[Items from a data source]
****************************************

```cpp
__device__ __forceinline__ void locate_fin(const ScanParams &sp, uint32_t gfb, uint32_t &cap, uint32_t &fb) {
    uint32_t lo = 0, hi = sp.f.num_captures;
    while (hi - lo > 1) {
        const uint32_t mid = (lo + hi) >> 1;
        if (sp.fin_off[mid] <= gfb) lo = mid;
// ... 807 lines not shown
    sp.cap_super_off = a.cap_super_off;
    sp.super_tab = a.super_tab;
    sp.super_in = a.super_in;
    sp.sync_rec = a.sync_rec;
    sp.sync_dig = a.sync_rec ? a.sync_rec + (size_t)(a.total_blocks_cap + 8) * kSyncRecWords : nullptr;
    sp.sync_sel = a.sync_rec ? sp.sync_dig + a.total_blocks_cap + 8 : nullptr;
    sp.sync_fail = a.sync_fail;
    sp.sync_try = 0;
    sp.pre_plane = a.pre_plane;
    sp.lt_sync_words = a.lt_sync_words;
    sp.cap_end = a.cap_end;
    sp.cap_first = a.cap_first;
    const size_t lds = block_lds_bytes(a.leaf_block, a.D, a.S, a.SNB);
    const size_t lds_group = groups_lds_bytes(sp.Dp);
    const size_t lds_walk = (size_t)128 * sp.Dp * 2;
    if (lds_walk > 150u * 1024u) return hipErrorInvalidValue;
    hipError_t e;
    e = ensure_dynamic_lds(reinterpret_cast<const void *>(&scan_leaf_kernel), lds);
    if (e != hipSuccess) return e;
    e = ensure_dynamic_lds(reinterpret_cast<const void *>(&scan_walk_kernel), lds_walk);
    if (e != hipSuccess) return e;
    e = ensure_dynamic_lds(reinterpret_cast<const void *>(&scan_groups_kernel), lds_group);
    if (e != hipSuccess) return e;
    const size_t lds_pick = (size_t)kPickPer * kScanThreads * 4;
    e = ensure_dynamic_lds(reinterpret_cast<const void *>(&scan_syncpick_kernel), lds_pick);
    if (e != hipSuccess) return e;
    const char *const leaf_env = dev_getenv("OOKD_SCAN_LEAF");
    const size_t lds_wave = wave_lds_bytes(a.D, a.S);
    const bool wave_form = a.lt_off && a.lt_words && a.lt_words <= kLtLdsWords && a.leaf_block == 64 && lds_wave <= 60u * 1024u &&
                           !(leaf_env && leaf_env[0] == 'b');
    if (wave_form) {
        e = ensure_dynamic_lds(reinterpret_cast<const void *>(&scan_leaf_wave_kernel), lds_wave);
        if (e != hipSuccess) return e;
    }
    const uint32_t caps = a.f.num_captures;
    const uint32_t cap_grid = caps < 256 ? caps : 256;
    static thread_local int sim_dev = -1;
    static thread_local uint32_t leaf_grid = 0, emit_grid = 0, wave_grid = 0;
    static thread_local size_t wave_lds_seen = ~(size_t)0;
    if (wave_form) {
        int dev = 0;
        (void)hipGetDevice(&dev);
        if (dev != sim_dev || lds_wave != wave_lds_seen) {
            int per_cu = 0;
            hipDeviceProp_t prop;
            if (hipOccupancyMaxActiveBlocksPerMultiprocessor(&per_cu, scan_leaf_wave_kernel, 64, lds_wave) == hipSuccess &&
                hipGetDeviceProperties(&prop, dev) == hipSuccess && prop.multiProcessorCount > 0 && per_cu > 0) {
// ... 17 lines not shown
                hipGetDeviceProperties(&prop, dev) == hipSuccess && prop.multiProcessorCount > 0) {
                const int cus = prop.multiProcessorCount;
                leaf_grid = per_cu_leaf > 0 ? (uint32_t)(per_cu_leaf * cus) : a.grid_blocks;
                emit_grid = per_cu_emit > 0 ? (uint32_t)(per_cu_emit * cus) : a.grid_blocks;
            } else {
                (void)hipGetLastError();
                leaf_grid = emit_grid = a.grid_blocks;
            }
            sim_dev = dev;
            sim_lds = lds;
        }
    }
    static const char *const grid_env = dev_getenv("OOKD_SCAN_GRID");
    const uint32_t leaf_blocks = grid_env ? (uint32_t)atoi(grid_env) : leaf_grid;
    const uint32_t emit_blocks = grid_env ? (uint32_t)atoi(grid_env) : emit_grid;
    sp.skipc = wave_form ? a.skipc : nullptr;
    sp.skipc_valid = sp.skipc ? 1u : 0u;
    sp.pre_codes = a.pre_codes;
    sp.blk_in = a.blk_in;
    sp.rowz = a.rowz;
    sp.sync_try = (a.sync_try && wave_form && a.lt_merged && a.lt_sync_words && a.lt_sync_words <= kMergedLdsWords && a.rowz && a.skipc &&
                   a.pre_codes && a.pre_plane && a.sync_rec && a.sync_fail) ? 1u : 0u;
    sp.sync_only = sp.sync_try && a.sync_try == 2 ? 1u : 0u;
    hipLaunchKernelGGL(scan_layout_kernel, dim3(1), dim3(kScanThreads), 0, stream, sp);
    if (sp.sync_try) {
        hipLaunchKernelGGL(scan_sync_kernel, dim3(512), dim3(256), 0, stream, sp);
        hipLaunchKernelGGL(scan_syncwalk_kernel, dim3(512), dim3(256), 0, stream, sp);
        hipLaunchKernelGGL(scan_syncpick_kernel, dim3(cap_grid), dim3(kScanThreads), lds_pick, stream, sp);
    }
    if (!(sp.sync_try && sp.sync_only)) {
        if (wave_form) {
            hipLaunchKernelGGL(scan_leaf_wave_kernel, dim3(grid_env ? (uint32_t)atoi(grid_env) : wave_grid), dim3(64), lds_wave, stream, sp);
        } else {
            hipLaunchKernelGGL(scan_leaf_kernel, dim3(leaf_blocks), dim3(kSimThreads), lds, stream, sp);
        }
        hipLaunchKernelGGL(scan_groups_kernel, dim3(512), dim3(kGroupsThreads), lds_group, stream, sp);
        hipLaunchKernelGGL(scan_walk_kernel, dim3(cap_grid), dim3(kScanThreads), lds_walk, stream, sp);
        sp.entry_phase = 0;
        const bool with_phase2 = a.lt_off && a.lt_merged && a.rowz;
        hipLaunchKernelGGL(scan_entry_kernel, dim3(kEntryP0Blocks + (with_phase2 ? 512u : 0u)), dim3(256), 0, stream, sp);
        sp.entry_phase = 1;
        hipLaunchKernelGGL(scan_entry_kernel, dim3(512), dim3(256), 0, stream, sp);
    }
    hipLaunchKernelGGL(scan_emit_kernel, dim3(emit_blocks), dim3(kSimThreads), 0, stream, sp);
    hipLaunchKernelGGL(fin_write_kernel, dim3(256), dim3(kFinBlock), 0, stream, sp);
    hipExtLaunchKernelGGL(fin_msg_kernel, dim3(64), dim3(256), 0, stream, nullptr, t_end, 0, sp, a.publish);
    return hipGetLastError();
}

}
```

### ookiedokie_amd/csrc/kernels.hpp

```cpp
#pragma once

#include <hip/hip_runtime.h>

#include <vector>

#include <cstdint>

namespace ookd {

constexpr int kMaxStages = 8;
constexpr int kTapChunk = 32;
constexpr int kTunedChunk = 16;
constexpr int kFirThreads = 256;
constexpr int kFirR = 16;
constexpr int kFirTile = kFirThreads * kFirR;
constexpr int kFirWaves = kFirThreads / 64;
constexpr int kFirWgWaves = 1;
constexpr int kFir1RShort = 8, kFir1RLong = 16;
constexpr uint32_t kFir1ShortTaps = 256;
constexpr int kWaveTile = 64 * kFirR;
constexpr int kQuietCounters = 1024;
constexpr int kGenTile = 1024;
constexpr int kGenTileMin = 64;
constexpr size_t kGenLdsBytes = 160 * 1024;
// ... 114 lines not shown
bool front_uses_tuned_fir1(const FrontParams &p);
uint32_t tuned_fir1_tile_bits(const FrontParams &p);
hipError_t launch_front_tuned_fir1(const FrontParams &p, uint32_t num_captures, hipStream_t stream, hipEvent_t t0,
                                   hipEvent_t t1, uint64_t tile_begin, uint64_t tile_count);
hipError_t launch_front_tuned_generic(const FrontParams &p, uint32_t num_captures, hipStream_t stream);
constexpr uint32_t kMaxCarriers = 16;
struct TunedCarrierDev {
    uint32_t tap_off;
    float p_star, p_lo, p_hi;
    float quiet_a, quiet_b;
    uint32_t pad[2];
};
hipError_t launch_front_tuned_multi(const FrontParams &p, const TunedCarrierDev *carriers, uint32_t num_carriers,
                                    hipStream_t stream, hipEvent_t t0, hipEvent_t t1, uint64_t tile_begin,
                                    uint64_t tile_count);
hipError_t launch_front_generic(const FrontParams &p, uint32_t num_captures,
                                hipStream_t stream);
struct GenTile {
    uint32_t tile = 0;
    uint32_t lds_b_off = 0;
    uint64_t lds_bytes = 0;
};
GenTile generic_tile(const FirStageDev *stage, uint32_t num_stages);


constexpr int kScanGroup = 1024;

struct EdgeParams {
    const uint64_t *bits;
    uint64_t words_per_cap;
    uint64_t n_out;
    uint32_t num_captures;
    uint32_t blocks_per_cap;
    uint32_t *blk_count;
    uint32_t *blk_offset;
    uint32_t *group_total;
    uint64_t *edges;
    uint64_t edge_capacity;
    uint32_t *overflow;
    const uint32_t *tile_info;
    uint32_t tiles_per_block;
    uint32_t *total_acc;
    uint32_t has_prev;
    uint32_t stamp_bits;
};

// ... 170 lines not shown
    uint64_t pre_plane;
    uint32_t lt_sync_words;
    uint32_t *sync_fail;
    uint32_t sync_try;
};

constexpr uint32_t kScanFbSync = 16;
struct ScanTables {
    bool spans_built;
    uint32_t S, max_bits, NB1, SNB, D, leaf_block;
    std::vector<uint32_t> off, n0, pk;
    std::vector<uint16_t> reach;
    std::vector<uint16_t> reach_by_level;
    uint32_t reach_base, reach_lv[2];
    std::vector<uint16_t> stuck_src;
    std::vector<uint8_t> stuck_rows;
    std::vector<uint32_t> merged;
    uint32_t merged_rows_words;
    std::vector<uint4> ltab;
};
ScanTables build_scan_tables(const FsmTablesDev &tables, uint32_t spb, uint32_t decim, bool with_spans);
bool scan_tables_selfcheck(const ScanTables &t);
uint32_t fsm_scan_fin_block();
hipError_t launch_fsm_scan(const FsmScanArgs &a, hipStream_t stream, hipEvent_t t_end = nullptr);

#ifdef __HIPCC__
__device__ __forceinline__ uint32_t wg_inclusive_sum(uint32_t v, uint32_t *wtot, uint32_t *total) {
    const uint32_t lane = threadIdx.x & 63u, wave = threadIdx.x >> 6, nwaves = (blockDim.x + 63u) >> 6;
#pragma unroll
    for (int d = 1; d < 64; d <<= 1) {
        const uint32_t t = __shfl_up(v, d);
        if ((int)lane >= d) v += t;
    }
    __syncthreads();
    if (lane == 63u || threadIdx.x == blockDim.x - 1) wtot[wave] = v;
    __syncthreads();
    uint32_t before = 0, all = 0;
    for (uint32_t w = 0; w < nwaves; ++w) {
        const uint32_t t = wtot[w];
        if (w < wave) before += t;
        all += t;
    }
    if (total) *total = all;
    return v + before;
}
#endif
// ... 95 lines not shown
```

Measured before the change: 1.555 million.

## Shrink single-block scan kernels to a shared slot size so they co-reside with front-end

Introduces a 'slot' budget (256 threads, 128 VGPRs, LDS left after three front-end workgroups) and resizes the edge group scan, scan layout and sync-pick kernels from 1024/kScanThreads threads to this slot. Sync-pick is restructured into multiple passes with carried map state so its LDS footprint fits the slot, and scan_emit gets a VGPR cap. The intent is to let these small serial kernels run alongside front-end FIR work on the same CUs instead of needing a whole CU. The cost is less parallelism inside each of these kernels, possible register spills in scan_emit, and added carry logic across passes.

```diff
diff --git a/ookiedokie_amd/build.py b/ookiedokie_amd/build.py
--- a/ookiedokie_amd/build.py
+++ b/ookiedokie_amd/build.py
@@ -25,6 +25,12 @@
     return [os.path.join(CSRC, s) for s in SOURCES if os.path.exists(os.path.join(CSRC, s))]
 
 
+def compile_cmd():
+    return [_hipcc(), "-x", "hip", "--offload-arch=" + ARCH, "-O3", "-std=c++17", "-fPIC",
+            "-ffp-contract=off", "-fno-fast-math", "-Wall", "-Wno-unused-result", "-Wno-uninitialized",
+            "-mllvm", "-amdgpu-atomic-optimizer-strategy=None"]
+
+
 def needs_build() -> bool:
     if not os.path.exists(LIB):
         return True
@@ -41,10 +47,7 @@
     objs = []
     for src in sources():
         obj = os.path.join(HERE, "lib", os.path.basename(src) + ".o")
-        cmd = [_hipcc(), "-x", "hip", "--offload-arch=" + ARCH, "-O3", "-std=c++17", "-fPIC",
-               "-ffp-contract=off", "-fno-fast-math", "-Wall", "-Wno-unused-result", "-Wno-uninitialized",
-               "-mllvm", "-amdgpu-atomic-optimizer-strategy=None",
-               "-c", src, "-o", obj]
+        cmd = compile_cmd() + ["-c", src, "-o", obj]
         if verbose:
             print(" ".join(cmd))
         r = subprocess.run(cmd, capture_output=True, text=True)
diff --git a/ookiedokie_amd/csrc/edges_fsm.hip b/ookiedokie_amd/csrc/edges_fsm.hip
--- a/ookiedokie_amd/csrc/edges_fsm.hip
+++ b/ookiedokie_amd/csrc/edges_fsm.hip
@@ -113,13 +113,13 @@
     if (tid == 255) p.group_total[blockIdx.x] = run;
 }
 
-__global__ __launch_bounds__(1024) void edge_scan_groups_kernel(const EdgeParams p) {
+__global__ __launch_bounds__(kSlotThreads) void edge_scan_groups_kernel(const EdgeParams p) {
     __builtin_amdgcn_s_setprio(3);
-    __shared__ uint32_t wtot[16];
+    __shared__ uint32_t wtot[kSlotThreads / 64];
     const uint32_t n = p.num_captures * p.blocks_per_cap;
     const uint32_t ng = (n + kScanGroup - 1) / kScanGroup;
     const uint32_t tid = threadIdx.x;
-    const uint32_t chunk = (ng + 1023u) / 1024u;
+    const uint32_t chunk = (ng + kSlotThreads - 1u) / kSlotThreads;
     const uint32_t lo = min(tid * chunk, ng);
     const uint32_t hi = min(lo + chunk, ng);
     uint32_t sum = 0;
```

****************************************

Go through the records above and return each line in which the word "kernels" occurs.

### ookiedokie_amd/csrc/kernels.hpp
## Shrink single-block scan kernels to a shared slot size so they co-reside with front-end
Introduces a 'slot' budget (256 threads, 128 VGPRs, LDS left after three front-end workgroups) and resizes the edge group scan, scan layout and sync-pick kernels from 1024/kScanThreads threads to this slot. Sync-pick is restructured into multiple passes with carried map state so its LDS footprint fits the slot, and scan_emit gets a VGPR cap. The intent is to let these small serial kernels run alongside front-end FIR work on the same CUs instead of needing a whole CU. The cost is less parallelism inside each of these kernels, possible register spills in scan_emit, and added carry logic across passes.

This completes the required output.